- _What you should do_
Exact copies of all the entries are required.

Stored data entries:

---

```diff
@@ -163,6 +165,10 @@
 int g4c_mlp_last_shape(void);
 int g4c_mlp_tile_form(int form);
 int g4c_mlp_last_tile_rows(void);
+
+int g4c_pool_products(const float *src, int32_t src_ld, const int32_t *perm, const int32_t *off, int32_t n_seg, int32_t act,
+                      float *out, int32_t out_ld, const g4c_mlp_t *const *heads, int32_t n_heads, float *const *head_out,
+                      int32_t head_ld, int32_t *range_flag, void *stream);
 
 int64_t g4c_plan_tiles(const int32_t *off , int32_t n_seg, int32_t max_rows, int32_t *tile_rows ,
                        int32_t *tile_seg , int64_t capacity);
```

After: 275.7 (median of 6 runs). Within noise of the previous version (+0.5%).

---

- _Task result_
```diff
@@ -163,6 +165,10 @@
 int g4c_mlp_last_shape(void);
 int g4c_mlp_tile_form(int form);
 int g4c_mlp_last_tile_rows(void);
+
+int g4c_pool_products(const float *src, int32_t src_ld, const int32_t *perm, const int32_t *off, int32_t n_seg, int32_t act,
+                      float *out, int32_t out_ld, const g4c_mlp_t *const *heads, int32_t n_heads, float *const *head_out,
+                      int32_t head_ld, int32_t *range_flag, void *stream);
 
 int64_t g4c_plan_tiles(const int32_t *off , int32_t n_seg, int32_t max_rows, int32_t *tile_rows ,
                        int32_t *tile_seg , int64_t capacity);
```

After: 275.7 (median of 6 runs). Within noise of the previous version (+0.5%).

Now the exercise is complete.